Amy and David answer your questions — bitcoin mining, ETH staking, FTX, Tether, and more! 

  • By Amy Castor and David Gerard

We asked readers what they were curious about in crypto. We posted part one of our answers earlier this month. Now here’s part two! [Twitter; Bluesky

Sending us money will definitely help — here’s Amy’s Patreon, and here’s David’s.

Q: An update on the carbon footprint of the crypto industry for 2023, if this hasn’t been done by someone else already? Thanks [Thomas Endgame on Twitter]

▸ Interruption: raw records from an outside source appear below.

diff --git a/conjugategradientoptim.jl_b200/csrc/csr.cu b/conjugategradientoptim.jl_b200/csrc/csr.cu
--- a/conjugategradientoptim.jl_b200/csrc/csr.cu
+++ b/conjugategradientoptim.jl_b200/csrc/csr.cu
@@ -2,6 +2,7 @@
 
 #include "internal.cuh"
 #include "reduce.cuh"
+#include "blas1_ops.cuh"
 
 
 constexpr int CSR_PAD = 16;
@@ -102,6 +103,16 @@
         "setp.ne.s32 q, %3, 0;\n"
         "@q ld.global.nc.L2::cache_hint.f64 %0, [%1], %2;\n"
         "}\n" : "+d"(r) : "l"(p), "l"(pol), "r"((int)on));
+    return r;
+}
+__device__ __forceinline__ double ld_gather_cg_f64_if(const double *p, uint64_t pol, bool on) {
+    double r = 0.0;
+    asm volatile(
+        "{\n"
+        ".reg .pred q;\n"
+        "setp.ne.s32 q, %3, 0;\n"
+        "@q ld.global.cg.L2::cache_hint.f64 %0, [%1], %2;\n"
+        "}\n" : "+d"(r) : "l"(p), "l"(pol), "r"((int)on) : "memory");
     return r;
 }
 
@@ -471,7 +482,7 @@
     return r;
 }
 
-template <int UN, bool UNIFORM>
+template <int UN, bool UNIFORM, bool COH>
 __device__ __forceinline__ double dir_batch(const CsrMat &A, const double *__restrict__ xg, uint64_t gpol, int64_t sb,
                                             int64_t &off, int len, int k0, int lane, uint32_t lt, double sum) {
     int32_t cj[UN];
@@ -490,7 +501,8 @@
         vj[j] = ld_stream_f64_if(A.val + idx, on);
     }
 #pragma unroll
-    for (int j = 0; j < UN; ++j) xj[j] = ld_gather_f64_if(xg + cj[j], gpol, len > k0 + j);
+    for (int j = 0; j < UN; ++j)
+        xj[j] = COH ? ld_gather_cg_f64_if(xg + cj[j], gpol, len > k0 + j) : ld_gather_f64_if(xg + cj[j], gpol, len > k0 + j);
 #pragma unroll
     for (int j = 0; j < UN; ++j) {
         const double p = vj[j] * xj[j];
@@ -499,9 +511,213 @@
     return sum;
 }
 
-template <class F, int UN, int OCC>
+constexpr int64_t FU_TILE = 2 * CGO_TILE_Q;
+constexpr int FU_SPT = (int)(FU_TILE / 32);
+constexpr int64_t FU_AHEAD = 512;
+constexpr int64_t FU_FAR = 1024;
+struct FuseState {
+    unsigned long long *frontier, *edone;
+    unsigned int *chain_a, *chain_d;
+    unsigned int *cnt_a;
+    unsigned int *cnt;
+    double *carry_a, *carry_d;
+};
+struct NoTileOp { static constexpr int K = 0; };
+struct DirNoItems { static constexpr bool ITEMS = false, COH = false; };
+
+__device__ __forceinline__ unsigned long long fu_ld_acquire(const unsigned long long *p) {
+    unsigned long long v;
+    asm volatile("ld.acquire.gpu.global.u64 %0, [%1];" : "=l"(v) : "l"(p) : "memory");
+    return v;
+}
+__device__ __forceinline__ unsigned long long fu_ld_acquire(const unsigned int *p) {
+    unsigned int v;
+    asm volatile("ld.acquire.gpu.global.u32 %0, [%1];" : "=r"(v) : "l"(p) : "memory");
+    return v;
+}
+__device__ __forceinline__ void fu_st_release(unsigned long long *p, unsigned long long v) {
+    asm volatile("st.release.gpu.global.u64 [%0], %1;" ::"l"(p), "l"(v) : "memory");
+}
+__device__ __forceinline__ void fu_st_release(unsigned int *p, unsigned int v) {
+    asm volatile("st.release.gpu.global.u32 [%0], %1;" ::"l"(p), "r"(v) : "memory");
+}
+template <class W>
+__device__ __forceinline__ unsigned long long fu_wait(const W *p, unsigned long long v) {
+    unsigned long long got;
+    unsigned int polls = 0;
+    while ((got = fu_ld_acquire(p)) < v) {
+        __nanosleep(64);
+        if (++polls > (1u << 28)) asm volatile("trap;");
+    }
+    return got;
+}
+__device__ __forceinline__ void fu_publish_fence() {
+    __threadfence();
+    __syncwarp();
+}
+
+template <class OpA, class OpD>
+struct DirFused {
+    static constexpr bool ITEMS = true;
+    static constexpr bool HAS_A = OpA::K > 0;
+    static constexpr bool COH = HAS_A;
+    static constexpr int PER = (HAS_A ? CGO_NW : 0) + FU_SPT + CGO_NW;
+    OpA opa;
+    OpD opd;
+    RedArgs ra, rd;
+    int64_t na, nd;
+    int64_t nta, ntd, nslices;
+    int64_t ne, e0;
+    int64_t lead, lag, steps;
+    const int32_t *reach;
+    FuseState fs;
+    __host__ __device__ int64_t nitems() const { return ne + steps * PER; }
+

The news is still dismal. The bitcoin network’s annual carbon footprint is a shocking 76.79 million tons of carbon dioxide, comparable to the entire country of Oman, according to Digiconomist. [Digiconomist, archive]

In terms of energy, bitcoin uses as much electricity as the country of Ukraine — 137.68 terawatt-hours annually. Energy consumption was highest in the first half of 2022 — 204 terawatt-hours per year — but started to go down in July, after the crypto collapse

The network currently produces 23.75 kilotons of e-waste per year, comparable to the entire Netherlands, and every bitcoin transaction uses enough water to fill a swimming pool.

This is why some of the good citizens of Texas are fighting back against the crypto mines there. 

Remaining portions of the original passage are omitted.